# need help with camera settings for Gigs at venue's



## Blue Rose (Feb 21, 2010)

I have a Canon EOS Rebel XS, My problem is I've gone to a couple shows and done pretty good but the flash really bugs me, for one cause i think takes away from the picture's, How can I put the settings without having to use flash and still gets good picture's and freezes the pic without getting a picture that is blurred and orange streaks. the place I shoot at has black lights, all kinds of stage lights and a strobe light. I want to capture the colors of all the lights and still have a great shot, not have it lit up like a solar flair. Here is one picture from one of the shoots. Thanks in advance!! Really need to figure this out before march 20.


----------



## kkamin (Feb 22, 2010)

It looks like a small club they are playing in and I'm guessing the light levels are fairly low.  If you can't light the band, you are going to need a camera with a ridiculously high ISO.  The Nikon D3 has an ISO of 102,400.  Rent one if this is your only option.  Or take pictures during the afternoon with the band and set up the shots.  : )


----------



## Overread (Feb 22, 2010)

If its a small club shooting you have a lot of options open to you. The key one being get the flash off the camera - get a wireless flash setup and then a few clamps and light the sage using your flash (or maybe more than one flash). That will give some more dynamic lighting directions to your flash lighting and let you light the stage without getting that on camera flash effect that you have a present.

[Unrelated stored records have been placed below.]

struct PreArgs {
    const float *ranges;
    long long sample_stride;
    int B, N, D;
    const double *tab;
    const double *odom0, *odom1;
    int flow_kind, canonical;
    void *xy, *flow;
    const int32_t *det_offsets;
    const double *det_rphi;
    const uint8_t *det_cls;
    double ra0, ra1, ra2;
    double sd0, sd1, sd2;
    double sa0, sa1, sa2;
    int32_t lb0, lb1, lb2;
    int64_t *closest, *target_cls;
    float *target_reg, *dyn_mask, *valid_mask, *exclude_mask;
    double *ws_rec;
    double *ws_det;
};

constexpr int kDetStride = 6;
constexpr int kInline = 8;
constexpr int kRecImg = 8 + kInline * kDetStride;
constexpr int kRecHdrFloats = 16;
constexpr int kImgScreen = kRecHdrFloats * 4;
constexpr int kImgCtr = kImgScreen + 16 * kInline;
constexpr int kImgMot = kImgCtr + 16 * kInline;
constexpr int kImgBytes = kImgMot + 64;
constexpr int kRecStride = kRecImg + kImgBytes / 8;

__device__ __forceinline__ double opaque_zero()
{
    double z;
    asm volatile("v_mov_b64 %0, 0" : "=v"(z));
    return z;
}

__device__ __forceinline__ void motion_params(int kind, const double *o0, const double *o1, double sA, double cA,
                              double sB, double cB, double *mot)
{
    const double tx = o1[0] - o0[0], ty = o1[1] - o0[1];
    if (kind == 0) {
        const float c0 = (float)cA, s0 = (float)sA, c1 = (float)cB, s1 = (float)sB;
        const float p00 = fmaf(s0, s1, c0 * c1);
        const float p01 = fmaf(s0, c1, c0 * (-s1));
        const float p10 = fmaf(c0, s1, (-s0) * c1);
        const float p11 = fmaf(c0, c1, (-s0) * (-s1));
        mot[0] = 1.0 - (double)p00;
        mot[1] = 0.0 - (double)p01;
        mot[2] = 0.0 - (double)p10;
        mot[3] = 1.0 - (double)p11;
        mot[4] = fma((double)c0, tx, (double)s0 * ty);
        mot[5] = fma((double)(-s0), tx, (double)c0 * ty);
        mot[6] = opaque_zero();
    } else if (kind == 1) {
        mot[0] = cB; mot[1] = -sB; mot[2] = sB; mot[3] = cB;
        mot[4] = fma(ty, -sA, tx * cA);
        mot[5] = fma(ty, cA, tx * sA);
        mot[6] = opaque_zero();
    } else if (kind == 2) {
        const float c1 = (float)cB, s1 = (float)sB;
        mot[0] = mot[1] = mot[2] = mot[3] = opaque_zero();
        mot[4] = fma((double)c1, tx, (double)s1 * ty);
        mot[5] = fma((double)(-s1), tx, (double)c1 * ty);
        mot[6] = o1[2] - o0[2];
    } else if (kind == 3) {
        const double dt = o1[0], den = dt + 1e-6;
        mot[0] = o0[2] / den;
        mot[1] = o0[0] / den;
        mot[2] = o0[1] / den;
        mot[3] = dt;
        mot[4] = mot[5] = mot[6] = opaque_zero();
    } else {
        const float c = (float)cA, sn = (float)sA, cd = (float)cB, sd = (float)sB;
        mot[0] = (double)c; mot[1] = (double)sn; mot[2] = (double)(-sn); mot[3] = (double)c;
        mot[4] = fma(o0[1], (double)(-sd), o0[0] * (double)cd);
        mot[5] = fma(o0[1], (double)cd, o0[0] * (double)sd);
        mot[6] = opaque_zero();
    }
}

__device__ __forceinline__ double motion_angle(int kind, int which, const double *o0, const double *o1)
{
    if (kind == 1) return which ? o1[2] - o0[2] : o0[2];
    if (kind == 4) return which ? o1[0] : o0[2];
    return which ? o1[2] : o0[2];
}

__device__ __forceinline__ void apply_motion(int kind, double px, double py, double m0, double m1, double m2,
                                             double m3, double t0, double t1, double dph, double &fx,
                                             double &fy)
{
    if (kind == 0) {
        fx = fma(py, m1, px * m0) - t0;
        fy = fma(py, m3, px * m2) - t1;
    } else if (kind == 1) {
        fx = (fma(py, m1, px * m0) - t0) - px;
        fy = (fma(py, m3, px * m2) - t1) - py;
    } else if (kind == 2) {
        fx = -t0 - (py * -dph);
        fy = -t1 - (px * dph);
    } else if (kind == 3) {
        fx = ((0.0 - m0 * py) + m1) * m3;
        fy = ((m0 * px - 0.0) + m2) * m3;
    } else {
        fx = fma(py, m1, px * m0) + t0;
        fy = fma(py, m3, px * m2) + t1;
    }
}

__device__ __forceinline__ double poly_sin(double x, double y)
{
    const double S1 = -1.66666666666666324348e-01, S2 = 8.33333333332248946124e-03, S3 = -1.98412698298579493134e-04,
                 S4 = 2.75573137070700676789e-06, S5 = -2.50507602534068634195e-08, S6 = 1.58969099521155010221e-10;
    const double z = x * x, v = z * x;
    const double r = S2 + z * (S3 + z * (S4 + z * (S5 + z * S6)));
    return x - ((z * (0.5 * y - v * r) - y) - v * S1);
}
__device__ __forceinline__ double poly_cos(double x, double y)
{
    const double C1 = 4.16666666666666019037e-02, C2 = -1.38888888888741095749e-03, C3 = 2.48015872894767294178e-05,
                 C4 = -2.75573143513906633035e-07, C5 = 2.08757232129817482790e-09, C6 = -1.13596475577881948265e-11;
    const double z = x * x;
    const double r = z * (C1 + z * (C2 + z * (C3 + z * (C4 + z * (C5 + z * C6)))));
    const double ax = fabs(x);
    if (ax < 0.3) return 1.0 - (0.5 * z - (z * r - x * y));
    const double qx = ax > 0.78125 ? 0.28125 : 0.25 * ax;
    const double hz = 0.5 * z - qx, a = 1.0 - qx;
    return a - (hz - (z * r - x * y));
}
template <bool FALLBACK>
__device__ __forceinline__ void params_sincos(double x, double *sn, double *cs)
{
    const double ax = fabs(x);
    if (!(ax < 823549.0)) {
        if (FALLBACK) {
            sincos(x, sn, cs);
        } else {
            *sn = *cs = __builtin_nan("");
// ... 14 lines not shown
        r = t - w;
        w = fn * p2t - ((t - r) - w);
        y0 = r - w;
        if (ex - ((__double2hiint(y0) >> 20) & 0x7ff) > 49) {
            t = r;
            w = fn * p3;
            r = t - w;
            w = fn * p3t - ((t - r) - w);
            y0 = r - w;
        }
    }
    double y1 = (r - y0) - w;
    int n = (int)fn;
    if (x < 0.0) {
        y0 = -y0;
        y1 = -y1;
        n = -n;
    }
    const double s = poly_sin(y0, y1), c = poly_cos(y0, y1);
    const bool odd = (n & 1) != 0;
    double ss = odd ? c : s, cc = odd ? s : c;
    if (n & 2) ss = -ss;
    if ((n + 1) & 2) cc = -cc;
    *sn = ss;
    *cs = cc;
}

template <typename AP>
__device__ __forceinline__ void det_entry(AP a, int g, double *w)
{
    const double dr = a->det_rphi[2 * g], dp = a->det_rphi[2 * g + 1];
    double s, c;
    sincos(dp, &s, &c);
    const int cl = a->det_cls[g];
    w[0] = dr * c;
    w[1] = dr * s;
    w[2] = cl == 0 ? a->ra0 : (cl == 1 ? a->ra1 : a->ra2);
    w[3] = cl == 0 ? a->sd0 : (cl == 1 ? a->sd1 : a->sd2);
    w[4] = (double)(cl == 0 ? a->lb0 : (cl == 1 ? a->lb1 : a->lb2));
    w[5] = cl == 0 ? a->sa0 : (cl == 1 ? a->sa1 : a->sa2);
}

__device__ __forceinline__ bool det_is_far(double cx, double cy, double sd)
{
    return !(fabs(cx) + fabs(cy) < 100.0) || !(sd <= 400.0);
}

__host__ __device__ inline int params_job_count(int B, bool have_dets)
{
    (void)have_dets;
    return kInline * B;
}

template <bool FALLBACK, bool WRITE_F64, typename AP>
__device__ __forceinline__ void params_work(AP a, int t)
{
    if (t >= kInline * a->B) return;
    const int b = t >> 3, slot = t & 7;
    double *rec = a->ws_rec + (long long)b * kRecStride;
    unsigned char *img = reinterpret_cast<unsigned char *>(rec + kRecImg);
    int d0 = 0, cnt = 0;
    if (a->det_offsets) {
        d0 = a->det_offsets[b];
        cnt = a->det_offsets[b + 1] - d0;
    }
    const int npass = 1 + (cnt - slot + kInline - 1) / kInline;
#pragma unroll 1
    for (int pass = a->flow ? 0 : 1; pass < max(npass, 1); ++pass) {
        const int idx = slot + kInline * (pass - 1);
        const bool active = pass == 0 ? slot < 2 : idx < cnt;
        double ang = 0.0, dr = 0.0;
        if (pass == 0) {
            if (active) ang = motion_angle(a->flow_kind, slot, a->odom0 + 3 * b, a->odom1 + 3 * b);
        } else if (active) {
            dr = a->det_rphi[2 * (d0 + idx)];
            ang = a->det_rphi[2 * (d0 + idx) + 1];
        }
        double sn, cs;
        params_sincos<FALLBACK>(ang, &sn, &cs);
        if (pass == 0) {
            const double s_o = __shfl_xor(sn, 1, 64), c_o = __shfl_xor(cs, 1, 64);
            if (slot == 0) {
                double *m64 = reinterpret_cast<double *>(img + kImgMot);
                motion_params(a->flow_kind, a->odom0 + 3 * b, a->odom1 + 3 * b, sn, cs, s_o, c_o, m64);
                m64[7] = (double)cnt;
                float4 *hf = reinterpret_cast<float4 *>(img);
                hf[0] = make_float4((float)m64[0], (float)m64[1], (float)m64[2], (float)m64[3]);
                hf[1] = make_float4((float)m64[4], (float)m64[5], (float)m64[6], __int_as_float(cnt));
                if (WRITE_F64) {
                    double2 *r2 = reinterpret_cast<double2 *>(rec);
#pragma unroll
                    for (int k = 0; k < 4; ++k) r2[k] = make_double2(m64[2 * k], m64[2 * k + 1]);
                }
            }
        } else if (active) {
            const unsigned cl = a->det_cls[d0 + idx] > 1 ? 2u : (unsigned)a->det_cls[d0 + idx];
            double w[kDetStride];
            w[0] = dr * cs;
            w[1] = dr * sn;
            w[2] = cl == 0 ? a->ra0 : (cl == 1 ? a->ra1 : a->ra2);
            w[3] = cl == 0 ? a->sd0 : (cl == 1 ? a->sd1 : a->sd2);
            w[4] = (double)(cl == 0 ? a->lb0 : (cl == 1 ? a->lb1 : a->lb2));
            w[5] = cl == 0 ? a->sa0 : (cl == 1 ? a->sa1 : a->sa2);
            if (idx < kInline) {
                const bool far = det_is_far(w[0], w[1], w[3]);
                reinterpret_cast<float4 *>(img + kImgScreen)[idx] =
                    make_float4((float)w[0], (float)w[1], far ? INFINITY : -(float)w[3], (float)(w[5] - w[3]));
                reinterpret_cast<double2 *>(img + kImgCtr)[idx] = make_double2(w[0], w[1]);
                img[32 + idx] = (unsigned char)cl;
                img[40 + idx] = far ? 1 : 0;
                if (WRITE_F64) {
                    double2 *r2 = reinterpret_cast<double2 *>(rec + 8 + idx * kDetStride);
                    r2[0] = make_double2(w[0], w[1]);
                    r2[1] = make_double2(w[2], w[3]);
                    r2[2] = make_double2(w[4], w[5]);
                }
            }
            if (cnt > kInline) {
                double2 *r2 = reinterpret_cast<double2 *>(a->ws_det + (long long)(d0 + idx) * kDetStride);
                r2[0] = make_double2(w[0], w[1]);
                r2[1] = make_double2(w[2], w[3]);
                r2[2] = make_double2(w[4], w[5]);
            }
        }
    }
    if (!a->flow && slot == 0) {
        reinterpret_cast<int *>(img)[7] = cnt;
        reinterpret_cast<double *>(img + kImgMot)[7] = (double)cnt;
        if (WRITE_F64) rec[7] = (double)cnt;
    }
    if (a->det_offsets && slot >= cnt) {
        reinterpret_cast<float4 *>(img + kImgScreen)[slot] = make_float4(0.0f, 0.0f, INFINITY, 0.0f);
        img[40 + slot] = 0;
    }
}

__global__ __launch_bounds__(256) void scan_params_kernel(PreArgs a)
{
    params_work<true, true>(&a, blockIdx.x * blockDim.x + threadIdx.x);
}

__device__ __forceinline__ double to_sgpr(double v)
{
    const int lo = __builtin_amdgcn_readfirstlane(__double2loint(v));
    const int hi = __builtin_amdgcn_readfirstlane(__double2hiint(v));
    return __hiloint2double(hi, lo);
}

#define GLOBAL_AS __attribute__((address_space(1)))
using F4V = float __attribute__((ext_vector_type(4)));
using F2V = float __attribute__((ext_vector_type(2)));
using LL2V = long long __attribute__((ext_vector_type(2)));
__device__ __forceinline__ void stream_f4(float *base, long long idx4, float x, float y, float z, float w)
{
    F4V v = {x, y, z, w};
    __builtin_nontemporal_store(v, (GLOBAL_AS F4V *)base + idx4);
}
__device__ __forceinline__ void stream_f2(float *base, long long idx2, float x, float y)
{
    F2V v = {x, y};
    __builtin_nontemporal_store(v, (GLOBAL_AS F2V *)base + idx2);
}
__device__ __forceinline__ void stream_ll2(long long *base, long long idx2, long long x, long long y)
{
    LL2V v = {x, y};
    __builtin_nontemporal_store(v, (GLOBAL_AS LL2V *)base + idx2);
}

template <typename OutT>
__device__ __forceinline__ void store2(OutT *base, long long idx, double a, double b)
{
    using V = OutT __attribute__((ext_vector_type(2)));
    V v = {(OutT)a, (OutT)b};
    ((GLOBAL_AS V *)base)[idx] = v;
}

constexpr int kDetTile = 32;

__device__ __forceinline__ float4 prefilter_entry(double cx, double cy, double sd, double sa)
{
    const bool far = !(fabs(cx) + fabs(cy) < 100.0);
    return make_float4((float)cx, (float)cy, (float)sd, far ? INFINITY : (float)sa);
// ... 293 lines not shown
    FlatBatch b[kMaxSlots];
};

struct ParamsMulti {
    int nb;
    int first, total;
    int uni_blocks;
    unsigned uni_m;
    int uni_s;
    int blk0[kMaxSlots + 1];
    PreArgs p[kMaxSlots];
};

template <typename T>
__device__ __forceinline__ T fma_t(T a, T b, T c);
template <>
__device__ __forceinline__ double fma_t<double>(double a, double b, double c) { return fma(a, b, c); }
template <>
__device__ __forceinline__ float fma_t<float>(float a, float b, float c) { return fmaf(a, b, c); }

template <typename T>
__device__ __forceinline__ void apply_motion_t(int kind, T px, T py, T m0, T m1, T m2, T m3, T t0, T t1, T dph,
                                               T &fx, T &fy)
{
    if (kind == 0) {
        fx = fma_t<T>(py, m1, px * m0) - t0;
        fy = fma_t<T>(py, m3, px * m2) - t1;
    } else if (kind == 1) {
        fx = (fma_t<T>(py, m1, px * m0) - t0) - px;
        fy = (fma_t<T>(py, m3, px * m2) - t1) - py;
    } else if (kind == 2) {
        fx = -t0 - (py * -dph);
        fy = -t1 - (px * dph);
    } else if (kind == 3) {
        fx = ((T)0 - m0 * py + m1) * m3;
        fy = ((m0 * px - (T)0) + m2) * m3;
    } else {
        fx = fma_t<T>(py, m1, px * m0) + t0;
        fy = fma_t<T>(py, m3, px * m2) + t1;
    }
}

template <int CFG>
struct FlatCfg {
    unsigned rt;
    __device__ __forceinline__ bool has(unsigned bit) const { return CFG >= 0 ? ((unsigned)CFG & bit) != 0 : (rt & bit) != 0; }
    __device__ __forceinline__ int kind() const { return CFG >= 0 ? (CFG >> kKindShift) & 7 : (int)(rt >> kKindShift) & 7; }
};

using D2V = double __attribute__((ext_vector_type(2)));

struct RunLoads {
    float2 rv;
    float4 tf;
    D2V t0v, t1v;
    int local, q;
    bool ok;
};

template <typename OutT>
__device__ __forceinline__ RunLoads flat_loads(const FlatArgs &L, const FlatBatch &bt, const int lane, const int sA,
                                               const int l0)
{
    constexpr bool kF32 = sizeof(OutT) == 4;
    RunLoads in;
    int local = l0 + lane;
    const int q = local >= L.halfN ? 1 : 0;
    local -= q ? L.halfN : 0;
    in.local = local;
    in.q = q;
    in.ok = sA + q < bt.B;
    const unsigned i0 = 2u * (unsigned)local;
    const GLOBAL_AS float *rowA = (const GLOBAL_AS float *)bt.ranges + (long long)sA * bt.sample_stride;
    const unsigned roff = (q && in.ok ? (unsigned)bt.sample_stride : 0u) + i0;
    const F2V rr = *(const GLOBAL_AS F2V *)(rowA + roff);
    in.rv = make_float2(rr.x, rr.y);
    in.tf = make_float4(0.f, 0.f, 0.f, 0.f);
    in.t0v = D2V{0.0, 0.0};
    in.t1v = D2V{0.0, 0.0};
    if (kF32 && L.tabf) {
        in.tf = *reinterpret_cast<const float4 *>(L.tabf + 2u * i0);
    } else {
        const double *tab_cs = L.tab + L.N;
        in.t0v = *reinterpret_cast<const D2V *>(tab_cs + 2u * i0);
        in.t1v = *reinterpret_cast<const D2V *>(tab_cs + 2u * i0 + 2);
    }
    return in;
}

I won't go into details as I have no idea how to properly light a stage setting - but there should be others here who can advise or at least point you in the right direction. You will have to speak to the owners of the site before you do this kind of lighting - for smaller time clubs andsuch it should not be too much of a problem - larger establishments might be more resistant or might not permit such lighting setups however. 

If that is the case your only options then are both to learn good control over the flash light and if that is not an option using a wide aperture lens and a very high ISO so that your shutter speed is fast enough to capture the motion.


----------



## Village Idiot (Feb 22, 2010)

Read a book like understanding exposure if you're not familiar with manual mode. You should be able to get usable ISO 1600 shots from your camera. A prime with a wider maximum aperture might be ideal for you, but shooting at too wide of an aperture like f/1.8 or wider can make it extremely difficult to get a photo that's in focus when your subjects are constantly moving.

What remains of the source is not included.